§ **TASK PROMPT**
Where the listing below reaches the line containing "const float yz = gy * gy + gz * gz;", start writing out lines exactly, and stop once the line containing "for (int cell" has been written.

§ **EXTRACTED INFORMATION**
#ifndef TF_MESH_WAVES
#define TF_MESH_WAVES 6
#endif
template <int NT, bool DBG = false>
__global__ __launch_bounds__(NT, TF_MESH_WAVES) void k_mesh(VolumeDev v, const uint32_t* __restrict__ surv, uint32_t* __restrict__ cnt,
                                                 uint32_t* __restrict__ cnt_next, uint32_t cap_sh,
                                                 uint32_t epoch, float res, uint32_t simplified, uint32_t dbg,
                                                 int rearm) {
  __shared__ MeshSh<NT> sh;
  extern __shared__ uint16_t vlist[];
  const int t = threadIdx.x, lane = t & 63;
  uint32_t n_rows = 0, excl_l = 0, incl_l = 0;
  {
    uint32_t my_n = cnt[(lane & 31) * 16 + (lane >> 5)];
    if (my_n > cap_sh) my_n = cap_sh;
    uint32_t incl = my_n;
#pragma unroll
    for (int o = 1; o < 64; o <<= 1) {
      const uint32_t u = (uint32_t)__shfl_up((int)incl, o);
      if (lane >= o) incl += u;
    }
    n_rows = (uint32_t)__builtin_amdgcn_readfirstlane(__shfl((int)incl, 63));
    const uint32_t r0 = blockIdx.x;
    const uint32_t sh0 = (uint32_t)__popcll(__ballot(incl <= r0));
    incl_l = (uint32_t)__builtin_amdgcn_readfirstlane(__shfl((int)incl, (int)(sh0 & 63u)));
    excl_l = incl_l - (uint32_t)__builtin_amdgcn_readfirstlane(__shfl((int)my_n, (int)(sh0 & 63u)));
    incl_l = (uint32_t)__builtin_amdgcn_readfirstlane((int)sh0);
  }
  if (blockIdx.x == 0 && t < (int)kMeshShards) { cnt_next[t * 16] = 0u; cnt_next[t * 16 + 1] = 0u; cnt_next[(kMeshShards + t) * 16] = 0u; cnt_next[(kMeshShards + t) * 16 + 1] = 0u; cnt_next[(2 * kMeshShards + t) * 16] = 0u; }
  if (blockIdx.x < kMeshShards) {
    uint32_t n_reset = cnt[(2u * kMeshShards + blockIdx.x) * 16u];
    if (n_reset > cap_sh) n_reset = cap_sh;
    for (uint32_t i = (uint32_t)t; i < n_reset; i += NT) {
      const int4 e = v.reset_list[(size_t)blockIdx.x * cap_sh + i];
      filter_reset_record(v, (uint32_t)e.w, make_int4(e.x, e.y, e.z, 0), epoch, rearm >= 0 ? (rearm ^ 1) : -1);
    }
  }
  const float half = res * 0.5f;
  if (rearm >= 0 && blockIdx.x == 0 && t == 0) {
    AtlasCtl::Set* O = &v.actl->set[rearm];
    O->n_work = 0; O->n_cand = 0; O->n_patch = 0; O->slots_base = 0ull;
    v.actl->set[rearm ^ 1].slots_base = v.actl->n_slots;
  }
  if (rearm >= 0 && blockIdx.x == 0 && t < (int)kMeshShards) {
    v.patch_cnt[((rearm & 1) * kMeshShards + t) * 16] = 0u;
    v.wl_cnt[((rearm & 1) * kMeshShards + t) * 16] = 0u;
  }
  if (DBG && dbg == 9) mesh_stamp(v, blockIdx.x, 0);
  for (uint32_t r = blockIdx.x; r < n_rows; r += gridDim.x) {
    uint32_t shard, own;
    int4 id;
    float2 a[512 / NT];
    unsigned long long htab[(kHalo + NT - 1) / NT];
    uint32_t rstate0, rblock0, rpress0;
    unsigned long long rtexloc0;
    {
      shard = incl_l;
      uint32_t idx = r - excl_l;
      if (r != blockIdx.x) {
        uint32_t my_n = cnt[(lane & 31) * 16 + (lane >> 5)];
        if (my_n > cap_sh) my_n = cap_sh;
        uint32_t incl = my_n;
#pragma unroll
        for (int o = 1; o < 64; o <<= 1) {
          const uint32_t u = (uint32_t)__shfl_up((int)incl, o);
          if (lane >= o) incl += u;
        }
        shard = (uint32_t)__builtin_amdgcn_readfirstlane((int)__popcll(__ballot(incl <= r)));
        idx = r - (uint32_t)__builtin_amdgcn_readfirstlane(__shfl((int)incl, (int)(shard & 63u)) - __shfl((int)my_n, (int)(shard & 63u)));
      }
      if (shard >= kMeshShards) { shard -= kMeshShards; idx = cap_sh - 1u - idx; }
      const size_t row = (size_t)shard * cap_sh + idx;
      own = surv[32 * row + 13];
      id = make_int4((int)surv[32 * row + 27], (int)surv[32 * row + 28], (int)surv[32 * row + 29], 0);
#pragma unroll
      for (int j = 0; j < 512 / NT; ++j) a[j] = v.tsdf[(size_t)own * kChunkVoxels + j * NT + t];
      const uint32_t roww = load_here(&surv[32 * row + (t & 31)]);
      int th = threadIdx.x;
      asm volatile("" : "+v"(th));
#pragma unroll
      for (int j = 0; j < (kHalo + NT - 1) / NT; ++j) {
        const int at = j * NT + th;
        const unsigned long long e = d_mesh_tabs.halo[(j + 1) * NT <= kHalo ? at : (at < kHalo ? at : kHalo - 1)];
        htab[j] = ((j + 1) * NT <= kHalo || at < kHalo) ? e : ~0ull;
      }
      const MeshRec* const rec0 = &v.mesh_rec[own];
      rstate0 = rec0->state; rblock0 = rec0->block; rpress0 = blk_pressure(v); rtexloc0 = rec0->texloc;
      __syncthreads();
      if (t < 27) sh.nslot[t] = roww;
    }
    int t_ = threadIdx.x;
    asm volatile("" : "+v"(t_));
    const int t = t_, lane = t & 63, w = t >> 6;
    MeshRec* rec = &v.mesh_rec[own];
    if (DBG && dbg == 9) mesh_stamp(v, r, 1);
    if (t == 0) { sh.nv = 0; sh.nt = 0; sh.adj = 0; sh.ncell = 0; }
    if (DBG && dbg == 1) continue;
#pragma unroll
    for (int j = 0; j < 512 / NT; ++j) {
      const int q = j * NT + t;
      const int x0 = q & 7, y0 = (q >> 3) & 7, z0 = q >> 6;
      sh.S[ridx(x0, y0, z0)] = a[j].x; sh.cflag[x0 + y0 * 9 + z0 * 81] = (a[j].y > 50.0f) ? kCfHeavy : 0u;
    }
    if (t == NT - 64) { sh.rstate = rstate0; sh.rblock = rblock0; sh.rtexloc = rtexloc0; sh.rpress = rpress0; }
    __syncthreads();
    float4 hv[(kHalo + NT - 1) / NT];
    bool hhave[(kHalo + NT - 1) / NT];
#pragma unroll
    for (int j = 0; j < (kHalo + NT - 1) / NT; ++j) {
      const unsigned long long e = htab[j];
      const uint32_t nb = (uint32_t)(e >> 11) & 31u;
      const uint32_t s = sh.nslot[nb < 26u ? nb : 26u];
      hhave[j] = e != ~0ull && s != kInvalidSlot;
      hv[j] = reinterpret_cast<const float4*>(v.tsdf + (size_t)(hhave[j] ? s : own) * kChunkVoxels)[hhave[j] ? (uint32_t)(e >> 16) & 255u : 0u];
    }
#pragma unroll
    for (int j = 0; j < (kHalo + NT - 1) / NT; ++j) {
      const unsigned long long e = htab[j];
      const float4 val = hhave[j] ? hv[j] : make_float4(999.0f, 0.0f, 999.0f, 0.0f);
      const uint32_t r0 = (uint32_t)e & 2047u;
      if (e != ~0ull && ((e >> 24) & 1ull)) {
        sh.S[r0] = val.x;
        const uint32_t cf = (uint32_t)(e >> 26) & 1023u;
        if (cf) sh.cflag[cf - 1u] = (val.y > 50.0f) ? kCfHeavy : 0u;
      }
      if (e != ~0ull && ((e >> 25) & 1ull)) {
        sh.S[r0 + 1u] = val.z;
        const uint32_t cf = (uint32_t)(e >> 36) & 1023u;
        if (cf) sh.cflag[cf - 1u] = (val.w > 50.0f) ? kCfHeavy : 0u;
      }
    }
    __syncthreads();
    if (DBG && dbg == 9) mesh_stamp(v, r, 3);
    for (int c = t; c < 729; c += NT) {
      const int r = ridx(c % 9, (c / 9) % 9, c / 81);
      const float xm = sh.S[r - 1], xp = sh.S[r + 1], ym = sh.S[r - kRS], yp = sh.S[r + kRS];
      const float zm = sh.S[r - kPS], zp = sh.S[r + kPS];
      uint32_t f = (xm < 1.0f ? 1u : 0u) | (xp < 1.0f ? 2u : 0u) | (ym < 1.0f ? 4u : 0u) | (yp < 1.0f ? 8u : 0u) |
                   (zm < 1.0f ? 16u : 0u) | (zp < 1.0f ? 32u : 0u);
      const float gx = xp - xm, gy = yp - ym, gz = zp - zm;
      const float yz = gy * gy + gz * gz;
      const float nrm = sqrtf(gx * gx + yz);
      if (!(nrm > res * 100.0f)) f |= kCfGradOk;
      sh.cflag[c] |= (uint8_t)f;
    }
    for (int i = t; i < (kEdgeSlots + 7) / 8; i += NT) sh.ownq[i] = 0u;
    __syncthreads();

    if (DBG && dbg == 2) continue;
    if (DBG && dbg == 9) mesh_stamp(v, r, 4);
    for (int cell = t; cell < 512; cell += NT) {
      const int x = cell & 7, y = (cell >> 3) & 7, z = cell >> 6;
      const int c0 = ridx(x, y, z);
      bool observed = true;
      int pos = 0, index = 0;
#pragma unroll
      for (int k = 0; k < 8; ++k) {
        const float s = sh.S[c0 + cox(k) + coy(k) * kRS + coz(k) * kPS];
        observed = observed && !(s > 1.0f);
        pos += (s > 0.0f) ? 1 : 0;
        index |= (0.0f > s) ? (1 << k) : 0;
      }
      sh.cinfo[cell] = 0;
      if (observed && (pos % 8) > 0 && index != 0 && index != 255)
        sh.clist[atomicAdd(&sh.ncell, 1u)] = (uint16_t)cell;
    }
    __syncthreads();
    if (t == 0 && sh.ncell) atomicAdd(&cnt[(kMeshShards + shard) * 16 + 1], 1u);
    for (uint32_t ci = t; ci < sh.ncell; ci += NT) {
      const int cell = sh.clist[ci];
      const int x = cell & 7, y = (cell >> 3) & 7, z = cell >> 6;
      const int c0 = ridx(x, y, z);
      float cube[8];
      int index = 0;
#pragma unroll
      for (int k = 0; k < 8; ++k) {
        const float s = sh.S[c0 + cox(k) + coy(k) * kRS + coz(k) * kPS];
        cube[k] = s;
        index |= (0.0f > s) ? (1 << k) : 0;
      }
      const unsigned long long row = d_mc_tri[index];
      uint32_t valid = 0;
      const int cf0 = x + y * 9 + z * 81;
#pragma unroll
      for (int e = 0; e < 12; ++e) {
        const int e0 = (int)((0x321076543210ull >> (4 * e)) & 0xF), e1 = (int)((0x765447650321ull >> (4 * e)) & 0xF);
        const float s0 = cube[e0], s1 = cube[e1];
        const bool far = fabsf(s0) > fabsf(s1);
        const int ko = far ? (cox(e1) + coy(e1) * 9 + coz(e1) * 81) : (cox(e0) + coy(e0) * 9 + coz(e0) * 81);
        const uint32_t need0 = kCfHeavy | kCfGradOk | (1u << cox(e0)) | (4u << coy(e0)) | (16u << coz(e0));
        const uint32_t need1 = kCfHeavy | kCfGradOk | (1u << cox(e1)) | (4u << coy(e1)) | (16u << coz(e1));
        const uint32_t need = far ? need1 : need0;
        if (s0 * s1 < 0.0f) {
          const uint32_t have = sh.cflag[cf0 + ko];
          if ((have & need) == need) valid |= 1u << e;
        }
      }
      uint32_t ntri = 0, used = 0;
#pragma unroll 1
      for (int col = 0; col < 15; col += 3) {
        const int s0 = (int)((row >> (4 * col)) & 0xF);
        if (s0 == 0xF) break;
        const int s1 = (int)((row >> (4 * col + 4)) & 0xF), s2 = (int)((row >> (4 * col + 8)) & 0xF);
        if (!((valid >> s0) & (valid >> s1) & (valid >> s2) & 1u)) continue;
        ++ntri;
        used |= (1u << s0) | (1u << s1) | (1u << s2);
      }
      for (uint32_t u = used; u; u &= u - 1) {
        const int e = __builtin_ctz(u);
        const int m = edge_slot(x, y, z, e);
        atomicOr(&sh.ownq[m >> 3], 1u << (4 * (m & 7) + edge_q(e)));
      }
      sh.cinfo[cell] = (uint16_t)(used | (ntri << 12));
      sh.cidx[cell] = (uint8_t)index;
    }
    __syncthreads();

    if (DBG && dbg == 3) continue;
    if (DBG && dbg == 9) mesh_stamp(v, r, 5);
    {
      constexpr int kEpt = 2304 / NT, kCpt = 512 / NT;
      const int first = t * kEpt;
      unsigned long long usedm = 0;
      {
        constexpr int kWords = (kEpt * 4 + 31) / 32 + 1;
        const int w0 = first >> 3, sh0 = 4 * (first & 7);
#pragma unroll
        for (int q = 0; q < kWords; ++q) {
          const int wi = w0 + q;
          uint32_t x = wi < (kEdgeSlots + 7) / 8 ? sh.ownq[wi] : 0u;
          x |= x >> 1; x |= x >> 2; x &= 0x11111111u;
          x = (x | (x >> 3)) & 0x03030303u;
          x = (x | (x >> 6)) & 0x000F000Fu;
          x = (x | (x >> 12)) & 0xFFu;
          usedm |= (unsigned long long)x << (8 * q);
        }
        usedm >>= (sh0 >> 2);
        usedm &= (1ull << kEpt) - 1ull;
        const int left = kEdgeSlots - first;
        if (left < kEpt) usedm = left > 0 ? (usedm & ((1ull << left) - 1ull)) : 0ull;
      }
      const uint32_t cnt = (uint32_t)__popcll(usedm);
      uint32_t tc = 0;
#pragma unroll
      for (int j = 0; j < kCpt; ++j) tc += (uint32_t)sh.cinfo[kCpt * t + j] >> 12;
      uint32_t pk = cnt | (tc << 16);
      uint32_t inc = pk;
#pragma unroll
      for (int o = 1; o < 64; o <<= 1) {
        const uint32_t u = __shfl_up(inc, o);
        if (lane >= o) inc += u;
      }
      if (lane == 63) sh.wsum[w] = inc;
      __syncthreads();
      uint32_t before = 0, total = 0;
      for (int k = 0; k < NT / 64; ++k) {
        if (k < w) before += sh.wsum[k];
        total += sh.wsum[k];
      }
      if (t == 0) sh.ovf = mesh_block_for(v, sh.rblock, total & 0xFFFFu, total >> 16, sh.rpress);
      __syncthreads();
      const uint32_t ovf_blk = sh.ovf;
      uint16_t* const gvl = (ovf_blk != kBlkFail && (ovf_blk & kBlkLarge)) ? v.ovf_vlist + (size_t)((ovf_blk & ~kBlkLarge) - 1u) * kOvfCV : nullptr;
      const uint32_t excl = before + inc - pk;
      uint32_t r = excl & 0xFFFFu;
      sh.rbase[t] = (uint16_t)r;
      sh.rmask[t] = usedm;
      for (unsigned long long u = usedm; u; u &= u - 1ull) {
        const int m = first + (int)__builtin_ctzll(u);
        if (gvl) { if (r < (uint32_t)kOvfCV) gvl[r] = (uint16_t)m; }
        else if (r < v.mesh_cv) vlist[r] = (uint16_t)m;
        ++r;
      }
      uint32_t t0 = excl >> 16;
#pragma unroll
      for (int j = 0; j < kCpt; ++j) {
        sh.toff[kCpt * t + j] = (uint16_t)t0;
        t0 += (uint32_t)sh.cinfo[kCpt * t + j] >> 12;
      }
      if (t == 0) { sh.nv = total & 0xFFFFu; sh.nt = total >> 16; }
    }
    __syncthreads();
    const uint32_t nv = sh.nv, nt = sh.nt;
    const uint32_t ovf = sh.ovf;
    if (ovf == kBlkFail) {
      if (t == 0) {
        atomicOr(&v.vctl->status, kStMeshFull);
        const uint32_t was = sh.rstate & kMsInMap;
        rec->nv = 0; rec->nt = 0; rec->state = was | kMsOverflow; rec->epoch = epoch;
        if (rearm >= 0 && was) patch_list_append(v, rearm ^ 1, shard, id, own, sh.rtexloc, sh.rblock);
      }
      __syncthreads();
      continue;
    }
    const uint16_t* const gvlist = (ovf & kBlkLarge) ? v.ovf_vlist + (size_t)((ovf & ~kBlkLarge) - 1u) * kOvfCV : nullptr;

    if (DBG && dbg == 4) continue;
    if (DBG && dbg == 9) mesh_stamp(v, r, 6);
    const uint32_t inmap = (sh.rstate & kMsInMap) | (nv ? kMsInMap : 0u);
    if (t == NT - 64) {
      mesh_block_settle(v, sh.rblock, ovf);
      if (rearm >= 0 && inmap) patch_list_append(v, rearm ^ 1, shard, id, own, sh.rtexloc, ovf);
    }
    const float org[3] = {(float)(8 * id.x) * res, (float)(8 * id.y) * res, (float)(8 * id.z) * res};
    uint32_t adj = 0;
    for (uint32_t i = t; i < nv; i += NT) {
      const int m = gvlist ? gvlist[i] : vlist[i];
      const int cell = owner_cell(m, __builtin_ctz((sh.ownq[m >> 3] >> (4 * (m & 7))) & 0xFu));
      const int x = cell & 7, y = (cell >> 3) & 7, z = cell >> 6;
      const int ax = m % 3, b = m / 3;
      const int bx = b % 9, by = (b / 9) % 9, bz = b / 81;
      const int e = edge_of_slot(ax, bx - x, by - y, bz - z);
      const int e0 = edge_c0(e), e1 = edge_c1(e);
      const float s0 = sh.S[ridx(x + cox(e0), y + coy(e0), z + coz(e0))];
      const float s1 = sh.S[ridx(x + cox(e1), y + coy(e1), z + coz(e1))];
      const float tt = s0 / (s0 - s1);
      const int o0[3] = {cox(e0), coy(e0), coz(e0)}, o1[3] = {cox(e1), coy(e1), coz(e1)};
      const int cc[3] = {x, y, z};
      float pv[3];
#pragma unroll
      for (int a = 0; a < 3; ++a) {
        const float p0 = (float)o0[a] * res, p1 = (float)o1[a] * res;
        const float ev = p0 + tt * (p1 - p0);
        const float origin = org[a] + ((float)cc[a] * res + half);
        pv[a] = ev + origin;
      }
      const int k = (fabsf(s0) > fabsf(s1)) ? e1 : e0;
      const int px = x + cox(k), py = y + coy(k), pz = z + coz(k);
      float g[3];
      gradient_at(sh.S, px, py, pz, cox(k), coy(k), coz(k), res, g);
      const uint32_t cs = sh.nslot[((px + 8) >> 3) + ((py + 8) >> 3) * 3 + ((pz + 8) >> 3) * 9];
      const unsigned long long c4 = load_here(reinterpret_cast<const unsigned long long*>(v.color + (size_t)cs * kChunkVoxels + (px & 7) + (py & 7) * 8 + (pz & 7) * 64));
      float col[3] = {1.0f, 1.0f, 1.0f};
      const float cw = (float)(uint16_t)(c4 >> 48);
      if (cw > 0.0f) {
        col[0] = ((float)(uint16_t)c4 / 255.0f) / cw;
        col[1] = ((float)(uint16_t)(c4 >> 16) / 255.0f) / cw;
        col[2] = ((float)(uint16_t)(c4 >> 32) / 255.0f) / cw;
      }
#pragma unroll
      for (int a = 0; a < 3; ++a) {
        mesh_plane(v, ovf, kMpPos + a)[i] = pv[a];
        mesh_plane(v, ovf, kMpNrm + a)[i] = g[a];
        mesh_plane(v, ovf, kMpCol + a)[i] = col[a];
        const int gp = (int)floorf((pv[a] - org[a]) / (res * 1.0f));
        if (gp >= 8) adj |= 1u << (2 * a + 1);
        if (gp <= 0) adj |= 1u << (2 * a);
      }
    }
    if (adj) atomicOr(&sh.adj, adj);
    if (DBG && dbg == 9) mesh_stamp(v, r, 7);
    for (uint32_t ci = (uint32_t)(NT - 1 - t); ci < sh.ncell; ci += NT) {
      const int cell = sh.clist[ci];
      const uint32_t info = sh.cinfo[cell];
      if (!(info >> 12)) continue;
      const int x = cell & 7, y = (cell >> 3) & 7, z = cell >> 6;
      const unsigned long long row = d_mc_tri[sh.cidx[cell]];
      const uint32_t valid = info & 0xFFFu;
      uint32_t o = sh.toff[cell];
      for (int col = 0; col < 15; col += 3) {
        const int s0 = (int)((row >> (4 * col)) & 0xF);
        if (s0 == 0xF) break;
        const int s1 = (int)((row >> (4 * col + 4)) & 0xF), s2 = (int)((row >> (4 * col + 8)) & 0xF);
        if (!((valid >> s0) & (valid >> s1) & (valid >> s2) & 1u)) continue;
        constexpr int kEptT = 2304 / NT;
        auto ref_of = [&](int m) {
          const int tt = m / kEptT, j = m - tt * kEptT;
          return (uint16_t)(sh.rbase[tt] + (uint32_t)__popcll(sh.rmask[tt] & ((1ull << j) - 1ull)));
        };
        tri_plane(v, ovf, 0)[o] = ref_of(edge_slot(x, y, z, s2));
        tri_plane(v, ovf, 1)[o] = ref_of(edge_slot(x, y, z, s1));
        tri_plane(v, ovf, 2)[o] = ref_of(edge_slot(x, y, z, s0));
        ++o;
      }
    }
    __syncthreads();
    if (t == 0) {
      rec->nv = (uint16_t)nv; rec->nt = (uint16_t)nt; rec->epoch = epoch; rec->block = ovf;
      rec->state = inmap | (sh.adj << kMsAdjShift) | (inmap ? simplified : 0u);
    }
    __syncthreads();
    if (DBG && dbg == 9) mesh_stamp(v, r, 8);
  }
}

§ **ANSWER TO THIS EXERCISE**
      const float yz = gy * gy + gz * gz;
      const float nrm = sqrtf(gx * gx + yz);
      if (!(nrm > res * 100.0f)) f |= kCfGradOk;
      sh.cflag[c] |= (uint8_t)f;
    }
    for (int i = t; i < (kEdgeSlots + 7) / 8; i += NT) sh.ownq[i] = 0u;
    __syncthreads();

    if (DBG && dbg == 2) continue;
    if (DBG && dbg == 9) mesh_stamp(v, r, 4);
    for (int cell = t; cell < 512; cell += NT) {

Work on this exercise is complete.